*** EXTRACTED ENTRIES ***

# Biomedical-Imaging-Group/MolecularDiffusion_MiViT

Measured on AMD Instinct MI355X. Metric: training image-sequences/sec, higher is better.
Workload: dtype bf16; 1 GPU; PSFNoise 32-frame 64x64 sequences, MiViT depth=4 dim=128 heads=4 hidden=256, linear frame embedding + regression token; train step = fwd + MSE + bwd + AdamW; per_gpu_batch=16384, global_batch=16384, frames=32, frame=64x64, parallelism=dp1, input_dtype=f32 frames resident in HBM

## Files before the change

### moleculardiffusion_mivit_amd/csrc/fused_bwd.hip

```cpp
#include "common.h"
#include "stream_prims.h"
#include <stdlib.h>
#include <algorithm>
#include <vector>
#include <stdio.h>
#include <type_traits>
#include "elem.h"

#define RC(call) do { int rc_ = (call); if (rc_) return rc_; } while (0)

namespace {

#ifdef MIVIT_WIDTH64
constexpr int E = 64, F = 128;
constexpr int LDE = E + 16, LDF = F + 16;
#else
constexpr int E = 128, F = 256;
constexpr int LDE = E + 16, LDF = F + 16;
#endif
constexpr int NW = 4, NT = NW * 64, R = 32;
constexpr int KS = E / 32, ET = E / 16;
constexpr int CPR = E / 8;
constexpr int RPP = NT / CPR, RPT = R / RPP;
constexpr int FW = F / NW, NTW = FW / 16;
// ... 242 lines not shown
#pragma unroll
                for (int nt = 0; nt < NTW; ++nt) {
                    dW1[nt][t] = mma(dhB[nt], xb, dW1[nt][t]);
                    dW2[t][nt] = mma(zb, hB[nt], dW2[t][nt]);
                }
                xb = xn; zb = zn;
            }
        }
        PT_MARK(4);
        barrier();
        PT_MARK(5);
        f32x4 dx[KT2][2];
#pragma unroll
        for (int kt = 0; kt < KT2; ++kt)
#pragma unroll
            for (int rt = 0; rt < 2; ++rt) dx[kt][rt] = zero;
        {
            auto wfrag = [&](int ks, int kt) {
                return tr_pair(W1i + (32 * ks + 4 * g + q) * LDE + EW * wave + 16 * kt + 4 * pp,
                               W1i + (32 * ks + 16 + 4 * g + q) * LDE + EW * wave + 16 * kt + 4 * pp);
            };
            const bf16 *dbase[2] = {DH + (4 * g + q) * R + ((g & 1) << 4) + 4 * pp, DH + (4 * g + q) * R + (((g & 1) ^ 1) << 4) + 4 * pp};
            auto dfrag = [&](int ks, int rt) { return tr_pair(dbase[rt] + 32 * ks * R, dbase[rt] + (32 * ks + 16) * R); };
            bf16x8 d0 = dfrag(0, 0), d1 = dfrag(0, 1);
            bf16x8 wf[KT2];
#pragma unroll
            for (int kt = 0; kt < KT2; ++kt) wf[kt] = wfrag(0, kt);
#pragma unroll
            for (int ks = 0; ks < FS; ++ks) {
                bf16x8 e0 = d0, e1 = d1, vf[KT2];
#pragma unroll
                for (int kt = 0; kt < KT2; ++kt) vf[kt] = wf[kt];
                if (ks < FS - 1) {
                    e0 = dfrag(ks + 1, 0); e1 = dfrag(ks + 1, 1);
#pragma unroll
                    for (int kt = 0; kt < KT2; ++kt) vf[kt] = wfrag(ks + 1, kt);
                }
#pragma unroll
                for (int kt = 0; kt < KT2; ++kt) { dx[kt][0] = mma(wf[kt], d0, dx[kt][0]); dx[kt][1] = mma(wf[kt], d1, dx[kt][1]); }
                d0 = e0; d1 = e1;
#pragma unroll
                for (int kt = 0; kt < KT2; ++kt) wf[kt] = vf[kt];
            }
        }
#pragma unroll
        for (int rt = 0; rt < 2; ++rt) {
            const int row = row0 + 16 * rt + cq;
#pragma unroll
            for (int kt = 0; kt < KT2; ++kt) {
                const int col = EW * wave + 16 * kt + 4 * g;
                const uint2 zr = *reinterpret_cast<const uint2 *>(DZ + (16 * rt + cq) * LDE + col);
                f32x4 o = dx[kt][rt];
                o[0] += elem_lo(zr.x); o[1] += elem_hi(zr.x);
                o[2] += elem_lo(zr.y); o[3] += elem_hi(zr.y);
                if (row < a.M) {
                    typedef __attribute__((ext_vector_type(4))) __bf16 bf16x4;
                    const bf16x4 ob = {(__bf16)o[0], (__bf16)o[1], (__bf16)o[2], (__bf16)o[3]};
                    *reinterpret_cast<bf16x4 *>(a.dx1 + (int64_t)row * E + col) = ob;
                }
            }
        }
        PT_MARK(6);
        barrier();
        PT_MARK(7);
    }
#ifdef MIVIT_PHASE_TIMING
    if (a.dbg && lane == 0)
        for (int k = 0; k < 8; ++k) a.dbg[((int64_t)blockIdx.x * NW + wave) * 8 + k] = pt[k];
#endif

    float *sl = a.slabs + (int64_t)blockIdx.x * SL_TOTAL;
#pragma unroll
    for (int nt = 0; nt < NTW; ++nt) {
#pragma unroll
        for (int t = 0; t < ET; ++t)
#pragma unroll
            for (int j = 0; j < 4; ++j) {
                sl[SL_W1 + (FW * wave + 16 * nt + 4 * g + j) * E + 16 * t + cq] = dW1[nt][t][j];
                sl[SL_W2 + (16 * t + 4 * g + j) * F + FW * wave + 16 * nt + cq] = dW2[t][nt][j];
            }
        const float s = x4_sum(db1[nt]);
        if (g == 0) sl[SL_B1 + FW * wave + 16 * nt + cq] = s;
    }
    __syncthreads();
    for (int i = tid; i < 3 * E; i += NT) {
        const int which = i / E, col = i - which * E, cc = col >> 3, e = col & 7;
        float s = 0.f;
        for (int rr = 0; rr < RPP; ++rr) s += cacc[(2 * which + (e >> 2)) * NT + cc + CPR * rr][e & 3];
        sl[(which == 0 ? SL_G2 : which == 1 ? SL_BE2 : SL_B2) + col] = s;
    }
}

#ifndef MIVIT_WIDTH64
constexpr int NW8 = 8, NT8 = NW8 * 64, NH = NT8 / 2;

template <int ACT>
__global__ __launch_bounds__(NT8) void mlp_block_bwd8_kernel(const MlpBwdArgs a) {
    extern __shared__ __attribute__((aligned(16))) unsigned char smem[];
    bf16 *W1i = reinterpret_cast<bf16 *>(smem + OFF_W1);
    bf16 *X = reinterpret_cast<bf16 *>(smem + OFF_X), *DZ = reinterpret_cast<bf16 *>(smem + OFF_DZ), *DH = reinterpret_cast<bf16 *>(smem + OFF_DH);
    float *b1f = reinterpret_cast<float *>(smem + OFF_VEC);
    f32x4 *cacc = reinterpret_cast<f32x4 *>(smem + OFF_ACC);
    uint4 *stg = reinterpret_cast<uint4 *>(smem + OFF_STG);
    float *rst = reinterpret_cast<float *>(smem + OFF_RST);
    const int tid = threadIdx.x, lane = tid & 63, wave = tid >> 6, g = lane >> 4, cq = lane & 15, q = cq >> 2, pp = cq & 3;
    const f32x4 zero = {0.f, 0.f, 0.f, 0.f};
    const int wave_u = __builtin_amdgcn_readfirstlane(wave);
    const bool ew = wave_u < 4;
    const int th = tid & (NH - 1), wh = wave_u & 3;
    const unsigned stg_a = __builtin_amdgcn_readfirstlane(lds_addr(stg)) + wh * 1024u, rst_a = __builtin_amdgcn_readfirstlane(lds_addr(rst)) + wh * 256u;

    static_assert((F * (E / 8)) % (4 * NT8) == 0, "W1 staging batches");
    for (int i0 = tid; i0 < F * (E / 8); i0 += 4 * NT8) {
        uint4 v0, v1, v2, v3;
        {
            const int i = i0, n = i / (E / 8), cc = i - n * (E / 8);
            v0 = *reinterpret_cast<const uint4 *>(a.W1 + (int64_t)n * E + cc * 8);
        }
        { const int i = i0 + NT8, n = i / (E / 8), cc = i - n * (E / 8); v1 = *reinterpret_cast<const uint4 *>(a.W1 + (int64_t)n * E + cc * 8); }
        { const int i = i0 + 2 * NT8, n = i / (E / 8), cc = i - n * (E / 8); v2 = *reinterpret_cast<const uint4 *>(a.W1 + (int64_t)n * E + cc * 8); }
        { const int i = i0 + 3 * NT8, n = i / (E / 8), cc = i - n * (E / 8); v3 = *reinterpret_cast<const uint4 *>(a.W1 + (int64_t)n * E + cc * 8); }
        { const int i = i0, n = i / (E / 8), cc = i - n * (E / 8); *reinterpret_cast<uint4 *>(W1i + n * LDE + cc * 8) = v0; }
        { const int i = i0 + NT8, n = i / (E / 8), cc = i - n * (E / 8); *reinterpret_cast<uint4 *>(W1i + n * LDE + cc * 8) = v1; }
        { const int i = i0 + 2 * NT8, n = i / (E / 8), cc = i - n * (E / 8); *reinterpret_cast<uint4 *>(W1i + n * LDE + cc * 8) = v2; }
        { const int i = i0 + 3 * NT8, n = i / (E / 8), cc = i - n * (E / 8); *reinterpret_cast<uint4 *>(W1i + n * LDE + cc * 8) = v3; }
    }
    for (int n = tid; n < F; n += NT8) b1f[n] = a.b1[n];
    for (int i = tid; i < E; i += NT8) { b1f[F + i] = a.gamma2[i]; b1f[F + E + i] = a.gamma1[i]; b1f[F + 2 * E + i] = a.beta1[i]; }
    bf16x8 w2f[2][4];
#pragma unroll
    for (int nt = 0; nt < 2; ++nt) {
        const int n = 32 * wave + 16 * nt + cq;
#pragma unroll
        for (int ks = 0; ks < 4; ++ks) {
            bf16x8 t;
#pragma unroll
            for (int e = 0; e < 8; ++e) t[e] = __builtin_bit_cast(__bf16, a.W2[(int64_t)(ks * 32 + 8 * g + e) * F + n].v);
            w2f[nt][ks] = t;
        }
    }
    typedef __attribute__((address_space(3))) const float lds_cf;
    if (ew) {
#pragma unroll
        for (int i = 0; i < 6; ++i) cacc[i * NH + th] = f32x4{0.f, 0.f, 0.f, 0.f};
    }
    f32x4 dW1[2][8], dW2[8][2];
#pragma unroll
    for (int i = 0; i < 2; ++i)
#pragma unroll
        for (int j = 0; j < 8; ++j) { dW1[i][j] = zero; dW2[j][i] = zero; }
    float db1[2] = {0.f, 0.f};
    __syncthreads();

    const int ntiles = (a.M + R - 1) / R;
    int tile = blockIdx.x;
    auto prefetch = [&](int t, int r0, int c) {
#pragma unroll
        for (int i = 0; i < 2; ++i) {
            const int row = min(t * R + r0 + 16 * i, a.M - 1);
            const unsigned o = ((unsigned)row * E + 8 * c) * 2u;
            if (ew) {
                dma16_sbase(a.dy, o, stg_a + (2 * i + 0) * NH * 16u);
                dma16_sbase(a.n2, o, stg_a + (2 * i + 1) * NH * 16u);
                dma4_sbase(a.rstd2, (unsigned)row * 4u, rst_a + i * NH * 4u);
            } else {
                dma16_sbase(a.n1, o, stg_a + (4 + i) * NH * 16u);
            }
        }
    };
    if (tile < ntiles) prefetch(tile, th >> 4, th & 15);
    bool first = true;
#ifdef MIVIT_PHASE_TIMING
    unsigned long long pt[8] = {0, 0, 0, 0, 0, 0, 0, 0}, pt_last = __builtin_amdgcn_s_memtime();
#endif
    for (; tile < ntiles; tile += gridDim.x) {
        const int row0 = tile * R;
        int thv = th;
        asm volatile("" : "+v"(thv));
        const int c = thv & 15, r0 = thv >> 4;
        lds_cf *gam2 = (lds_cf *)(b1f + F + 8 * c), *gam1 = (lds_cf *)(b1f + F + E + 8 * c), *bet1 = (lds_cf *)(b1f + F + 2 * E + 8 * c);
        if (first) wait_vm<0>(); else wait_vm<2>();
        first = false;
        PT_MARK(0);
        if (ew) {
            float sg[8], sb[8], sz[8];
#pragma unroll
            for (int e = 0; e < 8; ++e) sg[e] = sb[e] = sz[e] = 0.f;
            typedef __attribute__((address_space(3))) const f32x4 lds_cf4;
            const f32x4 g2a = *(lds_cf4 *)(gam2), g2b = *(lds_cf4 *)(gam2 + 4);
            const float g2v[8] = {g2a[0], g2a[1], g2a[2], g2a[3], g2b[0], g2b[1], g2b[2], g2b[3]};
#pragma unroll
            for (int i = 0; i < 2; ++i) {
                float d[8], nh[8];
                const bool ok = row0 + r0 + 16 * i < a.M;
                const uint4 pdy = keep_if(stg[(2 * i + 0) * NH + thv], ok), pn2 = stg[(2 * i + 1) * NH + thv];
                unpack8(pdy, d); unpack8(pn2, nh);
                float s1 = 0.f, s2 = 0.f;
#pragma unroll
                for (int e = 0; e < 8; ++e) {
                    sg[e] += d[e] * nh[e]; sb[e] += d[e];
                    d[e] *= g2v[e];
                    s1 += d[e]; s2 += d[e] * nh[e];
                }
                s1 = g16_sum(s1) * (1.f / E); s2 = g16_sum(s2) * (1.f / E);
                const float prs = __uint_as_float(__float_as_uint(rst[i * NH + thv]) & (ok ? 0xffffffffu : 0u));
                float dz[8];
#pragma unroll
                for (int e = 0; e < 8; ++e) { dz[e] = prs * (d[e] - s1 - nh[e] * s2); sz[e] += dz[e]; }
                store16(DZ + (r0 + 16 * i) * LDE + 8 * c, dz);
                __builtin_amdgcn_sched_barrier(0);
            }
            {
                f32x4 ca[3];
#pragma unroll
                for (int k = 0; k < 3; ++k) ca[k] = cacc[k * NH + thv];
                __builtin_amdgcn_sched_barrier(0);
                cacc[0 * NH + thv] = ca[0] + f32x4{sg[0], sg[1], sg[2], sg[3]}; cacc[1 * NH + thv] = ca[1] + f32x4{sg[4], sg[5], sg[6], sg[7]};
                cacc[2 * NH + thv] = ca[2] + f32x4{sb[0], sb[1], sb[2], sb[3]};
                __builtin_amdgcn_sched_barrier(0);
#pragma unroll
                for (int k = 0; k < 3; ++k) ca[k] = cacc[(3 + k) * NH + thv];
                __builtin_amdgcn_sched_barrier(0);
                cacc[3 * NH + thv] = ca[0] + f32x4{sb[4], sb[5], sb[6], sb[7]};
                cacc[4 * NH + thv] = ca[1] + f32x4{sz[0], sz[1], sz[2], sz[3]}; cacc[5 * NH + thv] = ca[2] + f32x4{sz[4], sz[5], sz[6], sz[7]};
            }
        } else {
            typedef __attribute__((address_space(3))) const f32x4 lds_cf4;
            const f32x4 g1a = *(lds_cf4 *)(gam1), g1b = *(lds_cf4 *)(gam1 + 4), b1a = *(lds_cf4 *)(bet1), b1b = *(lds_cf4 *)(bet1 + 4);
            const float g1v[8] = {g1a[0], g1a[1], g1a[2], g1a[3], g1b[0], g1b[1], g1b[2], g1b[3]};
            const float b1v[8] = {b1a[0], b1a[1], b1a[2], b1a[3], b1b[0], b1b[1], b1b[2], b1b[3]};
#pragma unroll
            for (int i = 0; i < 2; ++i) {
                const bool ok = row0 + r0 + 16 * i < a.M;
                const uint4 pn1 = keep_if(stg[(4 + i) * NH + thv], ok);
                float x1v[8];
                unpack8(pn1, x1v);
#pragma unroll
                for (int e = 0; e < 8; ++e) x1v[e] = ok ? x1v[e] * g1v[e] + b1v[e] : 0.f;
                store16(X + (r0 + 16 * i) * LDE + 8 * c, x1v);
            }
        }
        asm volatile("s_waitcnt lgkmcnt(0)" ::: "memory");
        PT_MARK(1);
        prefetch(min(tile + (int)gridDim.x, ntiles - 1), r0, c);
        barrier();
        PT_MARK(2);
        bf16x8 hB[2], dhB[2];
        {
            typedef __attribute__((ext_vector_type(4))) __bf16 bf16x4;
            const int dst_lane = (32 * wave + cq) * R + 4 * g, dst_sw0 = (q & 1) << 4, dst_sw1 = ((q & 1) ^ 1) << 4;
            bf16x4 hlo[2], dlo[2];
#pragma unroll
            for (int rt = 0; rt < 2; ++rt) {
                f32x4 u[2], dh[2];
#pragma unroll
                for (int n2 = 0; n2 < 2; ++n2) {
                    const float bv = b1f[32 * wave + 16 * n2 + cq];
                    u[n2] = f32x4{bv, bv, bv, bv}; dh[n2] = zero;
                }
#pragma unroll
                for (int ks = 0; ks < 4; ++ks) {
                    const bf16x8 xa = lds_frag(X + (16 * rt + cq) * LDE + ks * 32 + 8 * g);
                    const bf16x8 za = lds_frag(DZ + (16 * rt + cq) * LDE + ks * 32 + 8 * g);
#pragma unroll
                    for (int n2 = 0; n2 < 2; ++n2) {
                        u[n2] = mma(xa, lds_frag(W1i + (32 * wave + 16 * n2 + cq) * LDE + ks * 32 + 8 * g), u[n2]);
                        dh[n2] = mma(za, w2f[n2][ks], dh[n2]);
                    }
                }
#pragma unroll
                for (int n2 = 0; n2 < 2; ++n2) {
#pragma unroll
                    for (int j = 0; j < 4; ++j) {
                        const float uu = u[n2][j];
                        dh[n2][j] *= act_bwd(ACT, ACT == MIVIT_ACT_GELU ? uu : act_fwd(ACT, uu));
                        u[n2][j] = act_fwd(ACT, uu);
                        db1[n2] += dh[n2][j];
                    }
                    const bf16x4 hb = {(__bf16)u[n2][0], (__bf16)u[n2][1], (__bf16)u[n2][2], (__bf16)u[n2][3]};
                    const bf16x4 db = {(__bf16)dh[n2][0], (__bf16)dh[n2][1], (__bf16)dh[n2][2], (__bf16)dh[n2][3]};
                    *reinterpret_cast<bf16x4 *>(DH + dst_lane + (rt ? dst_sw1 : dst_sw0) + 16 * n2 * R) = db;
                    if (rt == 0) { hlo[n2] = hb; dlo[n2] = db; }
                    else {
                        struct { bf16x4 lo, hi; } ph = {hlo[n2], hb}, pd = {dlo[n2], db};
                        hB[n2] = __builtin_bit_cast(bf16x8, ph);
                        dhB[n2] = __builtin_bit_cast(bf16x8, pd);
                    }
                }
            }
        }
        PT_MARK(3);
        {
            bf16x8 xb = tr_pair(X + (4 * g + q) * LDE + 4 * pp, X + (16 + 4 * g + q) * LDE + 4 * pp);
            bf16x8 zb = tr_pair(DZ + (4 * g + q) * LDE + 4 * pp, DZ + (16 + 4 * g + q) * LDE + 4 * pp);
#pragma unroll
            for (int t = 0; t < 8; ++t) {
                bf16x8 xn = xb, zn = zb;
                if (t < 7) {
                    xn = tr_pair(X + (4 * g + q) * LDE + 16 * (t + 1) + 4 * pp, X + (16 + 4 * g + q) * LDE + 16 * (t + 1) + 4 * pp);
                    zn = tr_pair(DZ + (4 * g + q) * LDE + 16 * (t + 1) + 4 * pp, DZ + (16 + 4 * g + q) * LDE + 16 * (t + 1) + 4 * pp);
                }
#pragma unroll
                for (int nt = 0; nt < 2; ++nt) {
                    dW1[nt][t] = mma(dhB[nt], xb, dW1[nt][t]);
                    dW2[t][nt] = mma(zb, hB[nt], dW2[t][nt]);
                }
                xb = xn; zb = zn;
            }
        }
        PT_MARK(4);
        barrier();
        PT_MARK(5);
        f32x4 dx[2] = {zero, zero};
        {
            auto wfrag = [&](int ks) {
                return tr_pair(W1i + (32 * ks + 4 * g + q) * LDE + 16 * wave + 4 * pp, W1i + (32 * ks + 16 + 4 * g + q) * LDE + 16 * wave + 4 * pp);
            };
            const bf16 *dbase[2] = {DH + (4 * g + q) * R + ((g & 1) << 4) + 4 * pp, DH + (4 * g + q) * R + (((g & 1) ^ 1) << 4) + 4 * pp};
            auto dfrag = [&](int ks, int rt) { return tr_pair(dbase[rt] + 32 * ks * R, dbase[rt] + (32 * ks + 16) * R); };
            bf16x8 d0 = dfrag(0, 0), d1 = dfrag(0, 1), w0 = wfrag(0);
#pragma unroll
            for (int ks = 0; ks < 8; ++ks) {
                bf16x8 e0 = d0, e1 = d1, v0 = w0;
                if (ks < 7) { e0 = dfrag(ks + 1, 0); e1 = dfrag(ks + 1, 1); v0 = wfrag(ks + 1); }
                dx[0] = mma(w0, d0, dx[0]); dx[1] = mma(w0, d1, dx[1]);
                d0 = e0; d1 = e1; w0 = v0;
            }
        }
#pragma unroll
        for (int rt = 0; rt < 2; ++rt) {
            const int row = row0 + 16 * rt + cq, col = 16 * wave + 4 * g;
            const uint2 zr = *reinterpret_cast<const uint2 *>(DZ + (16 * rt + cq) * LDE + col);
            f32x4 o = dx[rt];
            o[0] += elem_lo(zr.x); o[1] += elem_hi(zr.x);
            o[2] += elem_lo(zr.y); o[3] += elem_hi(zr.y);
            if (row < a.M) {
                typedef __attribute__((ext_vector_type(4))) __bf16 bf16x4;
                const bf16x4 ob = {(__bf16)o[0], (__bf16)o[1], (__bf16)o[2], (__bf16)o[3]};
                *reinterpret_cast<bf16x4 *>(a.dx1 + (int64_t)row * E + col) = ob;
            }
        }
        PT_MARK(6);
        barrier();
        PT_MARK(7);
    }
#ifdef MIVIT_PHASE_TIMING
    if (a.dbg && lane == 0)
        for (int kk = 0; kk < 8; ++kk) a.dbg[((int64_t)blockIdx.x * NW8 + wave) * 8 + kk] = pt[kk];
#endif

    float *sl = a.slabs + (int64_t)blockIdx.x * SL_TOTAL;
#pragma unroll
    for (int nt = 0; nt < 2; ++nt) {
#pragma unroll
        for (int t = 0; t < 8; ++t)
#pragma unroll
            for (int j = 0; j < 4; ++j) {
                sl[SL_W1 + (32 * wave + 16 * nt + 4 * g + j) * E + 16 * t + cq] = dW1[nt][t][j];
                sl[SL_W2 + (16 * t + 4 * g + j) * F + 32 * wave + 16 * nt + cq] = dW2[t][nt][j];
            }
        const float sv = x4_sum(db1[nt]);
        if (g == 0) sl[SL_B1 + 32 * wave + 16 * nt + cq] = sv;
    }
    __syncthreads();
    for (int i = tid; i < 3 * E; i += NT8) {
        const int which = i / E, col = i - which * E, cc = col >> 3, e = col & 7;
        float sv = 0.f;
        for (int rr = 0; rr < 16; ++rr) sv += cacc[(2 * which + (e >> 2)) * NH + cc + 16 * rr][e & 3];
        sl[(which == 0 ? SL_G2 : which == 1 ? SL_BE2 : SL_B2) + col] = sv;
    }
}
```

***

Copy each line above holding "constexpr".

constexpr int E = 64, F = 128;
constexpr int LDE = E + 16, LDF = F + 16;
constexpr int E = 128, F = 256;
constexpr int LDE = E + 16, LDF = F + 16;
constexpr int NW = 4, NT = NW * 64, R = 32;
constexpr int KS = E / 32, ET = E / 16;
constexpr int CPR = E / 8;
constexpr int RPP = NT / CPR, RPT = R / RPP;
constexpr int FW = F / NW, NTW = FW / 16;
constexpr int NW8 = 8, NT8 = NW8 * 64, NH = NT8 / 2;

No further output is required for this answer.